_ABOUT THIS TASK:_ Which of the lines below contain the string "must"? Copy each one.

++++++

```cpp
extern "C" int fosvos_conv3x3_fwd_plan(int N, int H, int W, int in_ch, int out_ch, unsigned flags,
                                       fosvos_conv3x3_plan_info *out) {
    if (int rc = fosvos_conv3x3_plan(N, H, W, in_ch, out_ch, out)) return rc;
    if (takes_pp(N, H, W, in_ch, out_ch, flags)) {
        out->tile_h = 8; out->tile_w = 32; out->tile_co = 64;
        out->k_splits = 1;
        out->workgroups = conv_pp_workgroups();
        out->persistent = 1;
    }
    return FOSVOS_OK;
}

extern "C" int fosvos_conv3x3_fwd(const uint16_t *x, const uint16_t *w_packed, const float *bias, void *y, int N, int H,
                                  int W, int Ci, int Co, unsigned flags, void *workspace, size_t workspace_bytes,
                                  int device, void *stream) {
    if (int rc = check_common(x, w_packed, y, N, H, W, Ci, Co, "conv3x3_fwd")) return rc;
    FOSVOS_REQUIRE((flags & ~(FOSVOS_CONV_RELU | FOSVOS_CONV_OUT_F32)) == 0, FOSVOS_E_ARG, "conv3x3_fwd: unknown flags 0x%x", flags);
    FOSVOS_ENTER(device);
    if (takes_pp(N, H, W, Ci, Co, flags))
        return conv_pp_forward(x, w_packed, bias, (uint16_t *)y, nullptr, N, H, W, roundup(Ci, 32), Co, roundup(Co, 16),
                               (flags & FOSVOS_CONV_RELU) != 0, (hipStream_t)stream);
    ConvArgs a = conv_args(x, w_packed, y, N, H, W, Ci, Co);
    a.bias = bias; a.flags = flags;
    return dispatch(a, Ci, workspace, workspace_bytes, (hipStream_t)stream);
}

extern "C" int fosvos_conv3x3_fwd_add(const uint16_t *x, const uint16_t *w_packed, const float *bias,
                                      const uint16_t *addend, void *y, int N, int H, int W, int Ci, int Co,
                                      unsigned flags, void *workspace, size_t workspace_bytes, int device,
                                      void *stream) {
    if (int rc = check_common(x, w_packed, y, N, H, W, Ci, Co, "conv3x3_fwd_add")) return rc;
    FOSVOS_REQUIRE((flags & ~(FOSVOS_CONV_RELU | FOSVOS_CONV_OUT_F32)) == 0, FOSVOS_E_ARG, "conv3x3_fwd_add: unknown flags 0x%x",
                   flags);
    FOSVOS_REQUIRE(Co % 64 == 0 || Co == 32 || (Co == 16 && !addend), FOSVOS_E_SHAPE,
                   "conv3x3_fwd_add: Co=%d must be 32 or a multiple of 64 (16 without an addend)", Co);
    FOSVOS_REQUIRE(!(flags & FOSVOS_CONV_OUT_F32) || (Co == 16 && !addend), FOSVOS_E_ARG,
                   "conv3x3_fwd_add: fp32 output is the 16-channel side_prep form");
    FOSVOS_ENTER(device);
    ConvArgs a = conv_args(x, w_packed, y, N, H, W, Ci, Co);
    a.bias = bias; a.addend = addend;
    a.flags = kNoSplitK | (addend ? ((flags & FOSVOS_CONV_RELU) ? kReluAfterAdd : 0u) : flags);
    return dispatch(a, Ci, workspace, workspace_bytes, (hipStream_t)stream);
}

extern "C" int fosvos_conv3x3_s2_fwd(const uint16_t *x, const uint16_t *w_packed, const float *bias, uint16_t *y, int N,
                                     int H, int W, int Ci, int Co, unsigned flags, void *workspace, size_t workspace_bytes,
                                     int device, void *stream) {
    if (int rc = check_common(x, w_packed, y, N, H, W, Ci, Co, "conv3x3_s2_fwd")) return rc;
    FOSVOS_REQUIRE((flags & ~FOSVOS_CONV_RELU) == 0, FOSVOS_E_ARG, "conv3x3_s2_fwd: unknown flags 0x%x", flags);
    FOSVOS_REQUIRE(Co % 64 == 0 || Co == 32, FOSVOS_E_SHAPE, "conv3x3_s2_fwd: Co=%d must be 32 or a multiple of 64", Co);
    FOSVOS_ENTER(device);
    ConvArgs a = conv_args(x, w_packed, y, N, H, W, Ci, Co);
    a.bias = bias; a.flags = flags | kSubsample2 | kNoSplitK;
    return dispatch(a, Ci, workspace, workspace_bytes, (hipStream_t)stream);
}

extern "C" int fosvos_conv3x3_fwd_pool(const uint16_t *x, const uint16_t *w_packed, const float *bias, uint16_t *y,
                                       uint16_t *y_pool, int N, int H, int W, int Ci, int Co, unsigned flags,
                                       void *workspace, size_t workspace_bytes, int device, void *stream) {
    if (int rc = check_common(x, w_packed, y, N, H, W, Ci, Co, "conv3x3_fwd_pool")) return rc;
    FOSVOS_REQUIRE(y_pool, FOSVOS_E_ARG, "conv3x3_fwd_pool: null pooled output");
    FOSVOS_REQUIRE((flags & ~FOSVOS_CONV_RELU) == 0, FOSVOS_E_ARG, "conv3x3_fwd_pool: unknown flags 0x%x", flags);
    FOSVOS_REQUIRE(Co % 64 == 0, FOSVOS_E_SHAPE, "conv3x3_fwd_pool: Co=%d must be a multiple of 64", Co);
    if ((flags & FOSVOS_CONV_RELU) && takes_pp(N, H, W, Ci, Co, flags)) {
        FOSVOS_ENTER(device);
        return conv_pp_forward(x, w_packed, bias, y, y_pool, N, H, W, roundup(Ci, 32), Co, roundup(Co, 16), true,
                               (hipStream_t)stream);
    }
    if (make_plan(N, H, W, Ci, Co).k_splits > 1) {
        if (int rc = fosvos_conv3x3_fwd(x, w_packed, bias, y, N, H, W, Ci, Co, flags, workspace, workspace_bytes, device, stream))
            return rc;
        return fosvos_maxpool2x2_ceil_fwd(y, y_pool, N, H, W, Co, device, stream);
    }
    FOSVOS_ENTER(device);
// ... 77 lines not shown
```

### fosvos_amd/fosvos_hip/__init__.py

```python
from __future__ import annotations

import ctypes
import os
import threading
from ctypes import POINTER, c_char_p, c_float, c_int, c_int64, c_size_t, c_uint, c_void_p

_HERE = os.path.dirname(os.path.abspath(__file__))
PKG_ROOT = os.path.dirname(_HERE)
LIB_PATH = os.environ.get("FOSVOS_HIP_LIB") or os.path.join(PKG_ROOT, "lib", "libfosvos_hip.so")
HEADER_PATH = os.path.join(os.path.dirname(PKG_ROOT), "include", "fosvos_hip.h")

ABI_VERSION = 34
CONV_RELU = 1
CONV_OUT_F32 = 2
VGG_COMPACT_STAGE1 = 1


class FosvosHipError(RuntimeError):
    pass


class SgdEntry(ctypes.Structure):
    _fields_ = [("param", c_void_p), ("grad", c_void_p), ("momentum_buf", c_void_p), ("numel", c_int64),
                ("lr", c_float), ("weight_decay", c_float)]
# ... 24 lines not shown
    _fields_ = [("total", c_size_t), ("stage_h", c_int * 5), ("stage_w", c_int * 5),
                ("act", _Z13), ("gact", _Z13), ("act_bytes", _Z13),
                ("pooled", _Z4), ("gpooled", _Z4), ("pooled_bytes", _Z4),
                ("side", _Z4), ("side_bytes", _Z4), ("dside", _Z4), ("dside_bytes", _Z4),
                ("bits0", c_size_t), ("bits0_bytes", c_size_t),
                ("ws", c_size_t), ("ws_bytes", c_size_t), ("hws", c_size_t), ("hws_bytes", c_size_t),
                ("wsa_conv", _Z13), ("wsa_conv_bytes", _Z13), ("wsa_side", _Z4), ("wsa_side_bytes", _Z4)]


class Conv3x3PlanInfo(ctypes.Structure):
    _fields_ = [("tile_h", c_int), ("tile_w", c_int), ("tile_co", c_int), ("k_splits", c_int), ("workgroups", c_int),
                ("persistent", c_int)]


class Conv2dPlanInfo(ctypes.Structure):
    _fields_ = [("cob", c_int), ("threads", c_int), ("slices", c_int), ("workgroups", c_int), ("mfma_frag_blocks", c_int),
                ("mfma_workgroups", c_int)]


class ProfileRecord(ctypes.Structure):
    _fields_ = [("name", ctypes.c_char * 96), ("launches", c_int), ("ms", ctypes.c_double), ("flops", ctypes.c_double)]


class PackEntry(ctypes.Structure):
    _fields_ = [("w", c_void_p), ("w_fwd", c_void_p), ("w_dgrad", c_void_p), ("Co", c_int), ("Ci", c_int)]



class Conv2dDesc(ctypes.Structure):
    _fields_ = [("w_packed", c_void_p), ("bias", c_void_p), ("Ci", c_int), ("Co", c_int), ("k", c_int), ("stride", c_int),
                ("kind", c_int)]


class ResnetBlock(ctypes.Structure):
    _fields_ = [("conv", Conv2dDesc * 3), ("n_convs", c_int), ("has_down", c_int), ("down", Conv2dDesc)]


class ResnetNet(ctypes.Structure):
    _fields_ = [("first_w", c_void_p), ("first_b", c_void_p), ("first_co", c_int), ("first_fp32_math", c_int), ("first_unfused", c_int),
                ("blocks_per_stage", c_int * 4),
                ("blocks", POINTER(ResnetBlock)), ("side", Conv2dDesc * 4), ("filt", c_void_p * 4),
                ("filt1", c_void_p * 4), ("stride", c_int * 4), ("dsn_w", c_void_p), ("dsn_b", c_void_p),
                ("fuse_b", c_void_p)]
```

++++++

_RESULT BELOW:_
                   "conv3x3_fwd_add: Co=%d must be 32 or a multiple of 64 (16 without an addend)", Co);
    FOSVOS_REQUIRE(Co % 64 == 0 || Co == 32, FOSVOS_E_SHAPE, "conv3x3_s2_fwd: Co=%d must be 32 or a multiple of 64", Co);
    FOSVOS_REQUIRE(Co % 64 == 0, FOSVOS_E_SHAPE, "conv3x3_fwd_pool: Co=%d must be a multiple of 64", Co);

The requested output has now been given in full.